Wolfgang Bosbach ist gefühlt öfter im Fernsehen als Angela Merkel, doch damit könnte es bald vorbei sein. Der CDU-Politiker erwägt, sich aus dem Bundestag zurückzuziehen.

  • Darüber will er heute erstmal mit seinem Kreisverband Bergisch-Gladbach reden. 
  • Der 63-Jährige hatte mehrfach angekündigt, bei weiteren Abstimmungen über Hilfspakete für Griechenland Konsequenzen ziehen zu wollen.
  • Bosbach gehörte zu den 65 Unions-Abgeordneten, die am vergangenen Freitag ihre Stimme verweigert hatten.

Mehr dazu hier.

Update 12:01 Uhr: Mittlerweile ist klar, dass Bosbach im Bundestag bleibt, aber den Vorsitz des Innenausschusses niederlegt.

06:37 Uhr

Dorf kämpft um seinen Paketboten

Helmut Becker ist 56 Jahre alt, Paketbote im hessischen Büttelborn und als solcher wahnsinnig beliebt bei den Büttelbornen. Sie geben ihm sogar ihre Wohnungsschlüssel, wenn sie nicht daheim sind, damit er ihnen doch ihre Pakete zustellen kann. Doch Ungemach droht: Die Deutsche Post will ihn ins benachbarte Mörfelden-Walldorf versetzen. Dagegen wollen sich die Büttelborner wehren. Heute Nachmittag protestieren sie am Bürgerhaus in Büttelborn-Worfelden.

Die Post will aber nicht von ihrer Entscheidung abweichen. Wegen des wachsenden Online-Handels sollen die Zustellbezirke neu zugeschnitten werden. "Helmut Becker ist ein Härtefall, keine Frage", sagte Post-Sprecher Stefan Heß in Frankfurt. "Aber wir können einem Boten eine Route nicht lebenslang zusichern.

Die ganze Geschichte lesen Sie hier.

06:23 Uhr

Das wird heute wichtig

Guten Morgen! Ich bin Volker Petersen und begleite Sie heute durch den Tag. Es ist vollbracht, die Griechen haben dem Reformpaket zugestimmt.
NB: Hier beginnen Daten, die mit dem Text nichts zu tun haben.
__device__ __forceinline__ void mark_confident_nbhd(const Geo& g, int lin, float ignore_th, const int64_t* __restrict__ indexer,
                                                    const float* __restrict__ obs, const GridMarks& marks) {
    const uint32_t* bits = marks.bits;
    int ix, iy, iz;
    unlinearize(g, lin, ix, iy, iz);
    int cand[7];
    cand[0] = lin;
    cand[1] = linearize(g, clampi(ix - 1, 0, g.nx - 1), iy, iz);
    cand[2] = linearize(g, clampi(ix + 1, 0, g.nx - 1), iy, iz);
    cand[3] = linearize(g, ix, clampi(iy - 1, 0, g.ny - 1), iz);
    cand[4] = linearize(g, ix, clampi(iy + 1, 0, g.ny - 1), iz);
    cand[5] = linearize(g, ix, iy, clampi(iz - 1, 0, g.nz - 1));
    cand[6] = linearize(g, ix, iy, clampi(iz + 1, 0, g.nz - 1));
    int64_t slot[7];
#pragma unroll
    for (int c = 0; c < 7; ++c) slot[c] = indexer[cand[c]];
    float w[7];
#pragma unroll
    for (int c = 0; c < 7; ++c) w[c] = slot[c] >= 0 ? obs[slot[c]] : ignore_th;
    uint32_t word[7];
#pragma unroll
    for (int c = 0; c < 7; ++c) word[c] = (w[c] > ignore_th) ? bits[cand[c] >> 5] : 0xFFFFFFFFu;
    uint32_t prev[7];
// ... 498 lines not shown
        unsigned sel = 0;
        int64_t e0 = 0;
        if (row < n_rows) {
            const int b = (int)(row / R2), jxy = (int)(row - (int64_t)b * R2);
            const int jx = jxy / R, jy = jxy % R;
            int x0, x1, y0, y1; float wx0, wx1, wy0, wy1;
            tri_axis(jx, l, scale, x0, x1, wx0, wx1);
            tri_axis(jy, l, scale, y0, y1, wy0, wy1);
            const float* ls = low_sdf + (int64_t)b * l3;
            const float* ld = low_std + (int64_t)b * l3;
            e0 = (int64_t)b * R3 + (int64_t)jxy * R;
            NO_PACKED_F32
            for (int jz = 0; jz < R; ++jz) {
                int z0, z1; float wz0, wz1;
                tri_axis(jz, l, scale, z0, z1, wz0, wz1);
                float sv = tri_sample(ls, l, x0, x1, y0, y1, z0, z1, wx0, wx1, wy0, wy1, wz0, wz1);
                float dv = tri_sample(ld, l, x0, x1, y0, y1, z0, z1, wx0, wx1, wy0, wy1, wz0, wz1);
                cube_sdf[e0 + jz] = -sv;
                cube_std[e0 + jz] = dv;
                if (fabsf(sv) < 0.05f) sel |= 1u << jz;
            }
        }
        int total;
        int ex = block_excl_scan(__popc(sel), smem, total);
        if (total > 0) {
            if (threadIdx.x == 0) s_base = atomicAdd(counters + DIF_C_VH, total);
            __syncthreads();
            int o = s_base + ex;
            while (sel) {
                int jz = __ffs((int)sel) - 1;
                sel &= sel - 1;
                refine_list[o++] = (int32_t)(e0 + jz);
            }
        }
        __syncthreads();
    }
}

struct VoxelDecodeArgs {
    const int32_t* occ_slot;
    const float* latent;
    Lattice low;
    int R;
    float* cube_sdf;
    float* cube_std;
    int32_t* refine_list;
    int* counters;
    const float* fold_w;
    float* fold_table;
};

#define VD_MAX_L3 64
#define VD_MAX_R2 64
#define VD_WAVE_LDS_FLOATS (2 * VD_MAX_L3 + 2 * 256)

#ifdef DIF_TRACE
__device__ unsigned long long g_vd_trace[2048 * 8];
#define VD_STAMP(slot) do { if (lane_id() == 0) g_vd_trace[((threadIdx.x >> 6) * gridDim.x + blockIdx.x) * 8 + (slot)] = wall_clock64(); } while (0)
#else
#define VD_STAMP(slot) do { } while (0)
#endif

Hier nun ein Paket mit Themen, die heute sonst noch wichtig werden.

  • US-Außenminister Kerry verteidigt den Iran-Atom-Deal vor dem Senat.
  • Daimler hat im vergangenen Quartal mächtig gegenüber BMW und Audi aufgeholt - heute kommen die neuen Zahlen.
  • Die Angehörigen der Todesopfer der Loveparade 2010 geben eine Pressekonferenz. Morgen ist die Katastrophe fünf Jahre her.
  • Bei der Tour de France geht es 186,5 Kilometer durch die Alpen von Gap nach Saint-Jean-de-Maurienne.
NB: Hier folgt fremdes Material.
def sample_unigram(cdf, num_sampled, seed, counter, counter_dev=None):
    require_cuda(cdf, counter_dev)
    if cdf.dtype != torch.float64:
        raise TypeError("cdf must be float64")
    out = torch.empty((num_sampled,), dtype=torch.int32, device=cdf.device)
    check(lib().gs_sample_unigram(ptr(cdf), cdf.numel(), num_sampled, seed & _U64, counter & _U64, ptr(counter_dev),
                                  ptr(out), stream_ptr()))
    _launched(1 if num_sampled else 0)
    return out


def sample_unigram_unique(cdf, num_sampled, seed, counter, counter_dev=None, status=None):
    require_cuda(cdf, counter_dev, status)
    if cdf.dtype != torch.float64:
        raise TypeError("cdf must be float64")
    if status is not None and (status.dtype != torch.int32 or status.numel() < 1):
        raise TypeError("status must be an int32 tensor with >= 1 element")
    if not 0 <= int(num_sampled) <= min(_lib.MAX_UNIQUE_SAMPLED, cdf.numel()):
        raise ValueError("num_sampled must be in [0, min(%d, %d)] (got %d)" % (_lib.MAX_UNIQUE_SAMPLED, cdf.numel(), num_sampled))
    out = torch.empty((num_sampled,), dtype=torch.int32, device=cdf.device)
    ev = _probe("sample_unigram_unique")
    check(lib().gs_sample_unigram_unique(ptr(cdf), cdf.numel(), int(num_sampled), seed & _U64, counter & _U64, ptr(counter_dev),
                                         ptr(out), ptr(status), stream_ptr()))
    _launched(1 if num_sampled else 0, ev)
    return out


def sample_csr(indptr, indices, ids, k, seed, counter, replace_if_short=True, pad_id=-1, counter_dev=None):
    require_cuda(indptr, indices, ids)
    if indptr.dtype != torch.int64:
        raise TypeError("indptr must be int64")
    indices, ids = _i32(indices, "indices"), _i32(ids.reshape(-1), "ids")
    n = ids.numel()
    out = torch.empty((n, k), dtype=torch.int32, device=ids.device)
    check(lib().gs_sample_csr(ptr(indptr), ptr(indices), indptr.numel() - 1, ptr(ids), n, k, int(bool(replace_if_short)),
                              seed & _U64, counter & _U64, ptr(counter_dev), pad_id, ptr(out), stream_ptr()))
    _launched(1 if n * k else 0)
    return out


def random_walks(indptr, indices, starts, num_walks, walk_len, seed, counter=0, start_offset=0):
    require_cuda(indptr, indices, starts)
    if indptr.dtype != torch.int64:
        raise TypeError("indptr must be int64")
    indptr, indices, starts = indptr.contiguous(), _i32(indices, "indices"), _i32(starts.reshape(-1), "starts")
    num_walks, walk_len, start_offset = int(num_walks), int(walk_len), int(start_offset)
    if not 1 <= num_walks <= _lib.WALK_MAX_WALKS:
        raise ValueError("num_walks must be in [1, %d] (got %d)" % (_lib.WALK_MAX_WALKS, num_walks))
    if not 2 <= walk_len <= _lib.WALK_MAX_LEN:
        raise ValueError("walk_len must be in [2, %d] (got %d)" % (_lib.WALK_MAX_LEN, walk_len))
    n = starts.numel()
    if not (start_offset >= 0 and start_offset + n <= 2**32):
        raise ValueError("start_offset + len(starts) must be in [0, 2^32] (got %d + %d)" % (start_offset, n))
    nbytes = lib().gs_random_walks_workspace_bytes(n, num_walks, walk_len)
    if nbytes < 0:
        check(-1)
    dev = starts.device
    ws = torch.empty((max(nbytes, 1),), dtype=torch.uint8, device=dev)
    n_pairs = torch.empty((1,), dtype=torch.int64, device=dev)
    ev = _probe("random_walks/%d" % (n * num_walks))
    check(lib().gs_random_walks(ptr(indptr), ptr(indices), indptr.numel() - 1, ptr(starts), n, num_walks, walk_len,
                                seed & _U64, counter & _U64, start_offset, ptr(ws), nbytes, ptr(n_pairs), stream_ptr()))
    out = torch.empty((int(n_pairs.item()), 2), dtype=torch.int32, device=dev)
    check(lib().gs_random_walks_emit(ptr(starts), n, num_walks, walk_len, ptr(ws), nbytes, ptr(out), stream_ptr()))
    _launched(3 if n else 0, ev)
    return out


def _dtype_code(t):
    if t.dtype == torch.float32:
        return _lib.GS_F32
    if t.dtype == torch.bfloat16:
        return _lib.GS_BF16
    raise TypeError("features must be float32 or bfloat16 (got %s)" % t.dtype)


def gather_rows(feats, ids, out=None):
    if hasattr(feats, "c_table"):
        ids = _i32(ids.reshape(-1), "ids")
        n, F = ids.numel(), feats.shape[1]
        if out is None:
            out = torch.empty((n, pad_cols(F)), dtype=torch.float32, device=feats.device)[:, :F]
        check(lib().gs_gather_rows_sharded(feats.c_table(), _lib.GS_F32, F, feats.pitch, ptr(ids), n, ptr(out),
                                           out.stride(0), stream_ptr()))
        _launched(1 if n else 0)
        return out
    require_cuda(feats, ids)
    if feats.dim() != 2 or feats.stride(1) != 1:
        raise ValueError("features must be a row-major 2-D tensor")
    ids = _i32(ids.reshape(-1), "ids")
    n, F = ids.numel(), feats.shape[1]
    if out is None:
        out = torch.empty((n, F), dtype=feats.dtype, device=feats.device)
    check(lib().gs_gather_rows(ptr(feats), _dtype_code(feats), feats.shape[0], F, feats.stride(0), ptr(ids), n,
                               ptr(out), out.stride(0), stream_ptr()))
    _launched(1 if n * F else 0)
    return out


def gather_rows_f32(feats, ids=None, row0=0, n=None, out=None):
    require_cuda(feats, ids, out)
    if feats.dim() != 2 or feats.stride(1) != 1:
        raise ValueError("features must be a row-major 2-D tensor")
    F = feats.shape[1]
    if ids is not None:
        ids = _i32(ids.reshape(-1), "ids")
        n = ids.numel() if n is None else int(n)
    if n is None:
        raise ValueError("n is required without ids")
    if out is None:
        out = torch.empty((n, pad_cols(F)), dtype=torch.float32, device=feats.device)[:, :F]
    if out.dtype != torch.float32 or out.stride(1) != 1 or out.shape[0] < n:
        raise ValueError("out must be a row-major float32 matrix with >= n rows")
    check(lib().gs_gather_rows_f32(ptr(feats), _dtype_code(feats), feats.shape[0], F, feats.stride(0), ptr(ids), int(row0), n,
                                   ptr(out), out.stride(0), stream_ptr()))
    _launched(1 if n else 0)
    return out


def cast_rows_bf16(x, out=None):
    require_cuda(x, out)
    if x.dtype != torch.float32 or x.dim() != 2 or x.stride(1) != 1:
        raise ValueError("x must be a row-major float32 matrix")
    n, F = x.shape
    if out is None:
        out = torch.empty((n, pad_cols(F)), dtype=torch.bfloat16, device=x.device)[:, :F]
    if out.dtype != torch.bfloat16 or out.stride(1) != 1 or out.shape[0] < n or out.stride(0) < F:
        raise ValueError("out must be a row-major bfloat16 matrix with >= n rows")
    check(lib().gs_cast_rows_bf16(ptr(x), n, F, x.stride(0), ptr(out), out.stride(0), stream_ptr()))
    _launched(1 if n else 0)
    return out


class Seg(object):
    __slots__ = ("n", "k", "self_ids", "neigh_ids", "self_row0", "neigh_row0", "out_row0")

    def __init__(self, n, k, self_ids=None, neigh_ids=None, self_row0=0, neigh_row0=0, out_row0=0):
        self.n, self.k = int(n), int(k)
        self.self_ids = None if self_ids is None else _i32(self_ids.reshape(-1), "self_ids")
        self.neigh_ids = None if neigh_ids is None else _i32(neigh_ids.reshape(-1), "neigh_ids")
        self.self_row0, self.neigh_row0, self.out_row0 = int(self_row0), int(neigh_row0), int(out_row0)
        if self.self_ids is not None and self.self_ids.numel() < self.n:
            raise ValueError("self_ids shorter than n")
        if self.neigh_ids is not None and self.neigh_ids.numel() < self.n * self.k:
            raise ValueError("neigh_ids shorter than n*k")

    def c_struct(self):
        require_cuda(self.self_ids, self.neigh_ids)
        return Segment(ptr(self.self_ids), ptr(self.neigh_ids), self.self_row0, self.neigh_row0, self.n, self.k, 0,
                       self.out_row0)


def make_segment(n, k, self_ids=None, neigh_ids=None, self_row0=0, neigh_row0=0, out_row0=0):
    return Seg(n, k, self_ids, neigh_ids, self_row0, neigh_row0, out_row0)



def _check_out(t, rows, out_pitch, name):
    if t is None:
        return
    require_cuda(t)
    if t.dtype != torch.float32 or t.dim() != 2 or t.stride(1) != 1 or t.stride(0) != out_pitch or t.shape[0] < rows:
        raise ValueError("%s must be a float32 [>= %d, .] CUDA matrix with row stride out_pitch = %d" % (name, rows, out_pitch))


def gather_mean(src, segments, include_self=False, want_self=True, out_pitch=None, out_mean=None, out_self=None):
    if hasattr(src, "c_table"):
        return _gather_mean_sharded(src, segments, include_self, want_self, out_pitch, out_mean, out_self)
    require_cuda(src)
    if src.dtype not in (torch.float32, torch.bfloat16) or src.dim() != 2 or src.stride(1) != 1:
        raise ValueError("src must be a row-major float32 (or bfloat16) 2-D tensor")
    F = src.shape[1]
    if out_pitch is None:
        out_pitch = pad_cols(F)
    rows = max([s.out_row0 + s.n for s in segments] + [0])
    _check_out(out_mean, rows, out_pitch, "out_mean")
    _check_out(out_self if want_self else None, rows, out_pitch, "out_self")
    if out_mean is None:
        out_mean = torch.empty((rows, out_pitch), dtype=torch.float32, device=src.device)
    if want_self and out_self is None:
        out_self = torch.empty((rows, out_pitch), dtype=torch.float32, device=src.device)
    arr = (Segment * max(len(segments), 1))(*[s.c_struct() for s in segments])
    ev = _probe("gather_mean/%d" % rows)
    check(lib().gs_gather_mean(ptr(src), _dtype_code(src), src.shape[0], F, src.stride(0), arr, len(segments),
                               int(bool(include_self)), ptr(out_self) if want_self else 0, ptr(out_mean), out_pitch,
                               stream_ptr()))
    _launched(1 if rows else 0, ev)
    return (out_self if want_self else None), out_mean


def translate_ids(table, ids):
    ids = _i32(ids.reshape(-1), "ids")
    out = torch.empty_like(ids)
    check(lib().gs_translate_ids(table.c_table(), ptr(ids), ids.numel(), ptr(out), stream_ptr()))
    _launched(1 if ids.numel() else 0)
    return out


def _shard_prepare(src, segments):
    F = src.shape[1]
    locators, staging = 0, None
    by_ids = any(s.self_ids is not None or s.neigh_ids is not None for s in segments)
    if by_ids and src.world > 1 and getattr(src, "stage_halo", True):
        lists, order = {}, []
        for s in segments:
            if s.self_ids is None or s.neigh_ids is None:
                raise ValueError("with halo staging every segment of a sharded gather must address its rows by ids")
            for t in (s.self_ids, s.neigh_ids):
                key = (t.data_ptr(), t.numel())
                if key not in lists:
                    lists[key] = t
                    order.append(key)
        capacity = sum(lists[k].numel() for k in order)
        dev = src.device
        claim = torch.empty((src.shape[0],), dtype=torch.int32, device=dev)
        count = torch.empty((1,), dtype=torch.int32, device=dev)
        stage_ids = torch.empty((capacity,), dtype=torch.int32, device=dev)
        staging = torch.empty((capacity, src.pitch), dtype=torch.float32, device=dev)
        check(lib().gs_halo_begin(ptr(claim), src.shape[0], ptr(count), stream_ptr()))
        for k in order:
            check(lib().gs_halo_claim(src.c_table(), ptr(lists[k]), lists[k].numel(), ptr(claim), ptr(count), ptr(stage_ids),
                                      capacity, stream_ptr()))
        check(lib().gs_halo_fetch(src.c_table(), F, src.pitch, ptr(stage_ids), ptr(count), capacity, ptr(staging), src.pitch,
                                  stream_ptr()))
        locs = {}
        for k in order:
            locs[k] = torch.empty_like(lists[k])
            check(lib().gs_halo_translate(src.c_table(), ptr(lists[k]), lists[k].numel(), ptr(claim), ptr(locs[k]), stream_ptr()))
        _launched(2 * len(order) + 1)
        segments = [Seg(s.n, s.k, locs[(s.self_ids.data_ptr(), s.self_ids.numel())],
                        locs[(s.neigh_ids.data_ptr(), s.neigh_ids.numel())], s.self_row0, s.neigh_row0, s.out_row0)
                    for s in segments]
        locators = 2
    elif by_ids and getattr(src, "remap", None) is not None:
        done, segs = {}, []

        def tr(t):
            key = (t.data_ptr(), t.numel())
            if key not in done:
                done[key] = translate_ids(src, t)
            return done[key]

        for s in segments:
            if s.self_ids is None or s.neigh_ids is None:
                raise ValueError("with replicas every segment of a sharded gather must address its rows by ids")
            segs.append(Seg(s.n, s.k, tr(s.self_ids), tr(s.neigh_ids), s.self_row0, s.neigh_row0, s.out_row0))
        segments, locators = segs, 1
    return segments, locators, staging


def _gather_mean_sharded(src, segments, include_self, want_self, out_pitch, out_mean, out_self):
    F = src.shape[1]
    if out_pitch is None:
        out_pitch = pad_cols(F)
    rows = max([s.out_row0 + s.n for s in segments] + [0])
    _check_out(out_mean, rows, out_pitch, "out_mean")
    _check_out(out_self if want_self else None, rows, out_pitch, "out_self")
    if out_mean is None:
        out_mean = torch.empty((rows, out_pitch), dtype=torch.float32, device=src.device)
    if want_self and out_self is None:
        out_self = torch.empty((rows, out_pitch), dtype=torch.float32, device=src.device)
    segments, locators, staging = _shard_prepare(src, segments)
    arr = (Segment * max(len(segments), 1))(*[s.c_struct() for s in segments])
    ev = _probe("gather_mean/%d" % rows)
    check(lib().gs_gather_mean_sharded(src.c_table(), _lib.GS_F32, F, src.pitch, arr, len(segments),
                                       int(bool(include_self)), locators, ptr(staging), ptr(out_self) if want_self else 0,
                                       ptr(out_mean), out_pitch, stream_ptr()))
    _launched(1 if rows else 0, ev)
    return (out_self if want_self else None), out_mean


def gather_mean_images(src, segments, include_self=False, want_self=True):
    sharded = hasattr(src, "c_table")
    if not sharded:
        require_cuda(src)
        if src.dtype != torch.float32 or src.dim() != 2 or src.stride(1) != 1:
            return None
    F = src.shape[1]
    pitch = src.pitch if sharded else src.stride(0)
    if F > 1280 or pitch % 4 != 0 or (not sharded and src.data_ptr() % 16 != 0):
        return None
    rows = max([s.out_row0 + s.n for s in segments] + [0])
    if rows == 0:
        return None
    nbytes = lib().gs_gather_mean_img_bytes(rows, F, int(bool(want_self)))
    dev = src.device
    buf = torch.empty((nbytes + 1024,), dtype=torch.uint8, device=dev)
    off = (-buf.data_ptr()) % 1024
    images = buf[off:off + nbytes]
    locators, staging = 0, None
    if sharded:
        segments, locators, staging = _shard_prepare(src, segments)
    arr = (Segment * max(len(segments), 1))(*[s.c_struct() for s in segments])
    ev = _probe("gather_mean/%d" % rows)
    rc = lib().gs_gather_mean_img(0 if sharded else ptr(src), 0 if sharded else src.shape[0], src.c_table() if sharded else None,
                                  locators, ptr(staging), F, pitch, arr, len(segments), int(bool(include_self)),
                                  int(bool(want_self)), ptr(images), stream_ptr())
    if rc == -3:
        return None
    check(rc)
    _launched(1, ev)
    return images, rows


def sage_gemm_img(M, images, parts, combine=COMBINE_ADD, bias=None, act=ACT_NONE, packed=None, a_part0=0, out=None):
    _, arr, keep = _gemm_parts([(None, K, B) for (_, K, B) in parts])
    ntot = sum(p[2].shape[1] for p in parts) if (combine == COMBINE_CONCAT) else parts[0][2].shape[1]
    dev = images.device
    if out is None:
        out = torch.empty((M, ntot), dtype=torch.float32, device=dev)
    if packed is None:
        packed = PackedWeights()
    ws = packed.get(parts, arr, MATH_TF32X3, dev)
    ev = _probe("sage_gemm/%d" % M)
    check(lib().gs_sage_gemm_img(M, arr, len(parts), combine, ptr(bias), act, ptr(out), out.stride(0), ptr(ws), ptr(images),
                                 int(a_part0), stream_ptr()))
    _launched(1 if M else 0, ev)
    return out


def segment_max(x, n, k):
    require_cuda(x)
    C = x.shape[1]
    out = torch.empty((n, C), dtype=torch.float32, device=x.device)
    check(lib().gs_segment_max(ptr(x), n, k, C, x.stride(0), ptr(out), out.stride(0), stream_ptr()))
    _launched(1 if n * C else 0)
    return out


CSR_OPS = {"mean": _lib.CSR_MEAN, "mean_self": _lib.CSR_MEAN_SELF, "max": _lib.CSR_MAX}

Haben Sie sich vor einem Jahr eigentlich einen Eimer kalten Wassers über den Kopf geschüttet? Hätten Sie Lust, das nochmal zu tun? Die ALS Association will die Aktion wiederholen und wieder Spenden einsammeln. Da muss ich ganz ehrlich sagen: Klappt doch sowieso nicht. Es war doch gerade der Reiz, dass die Leute es aus Spaß gemacht haben. Wenn es doch eine Neuauflage der Icebucket Challenge gibt, mache ich auch mit. Versprochen.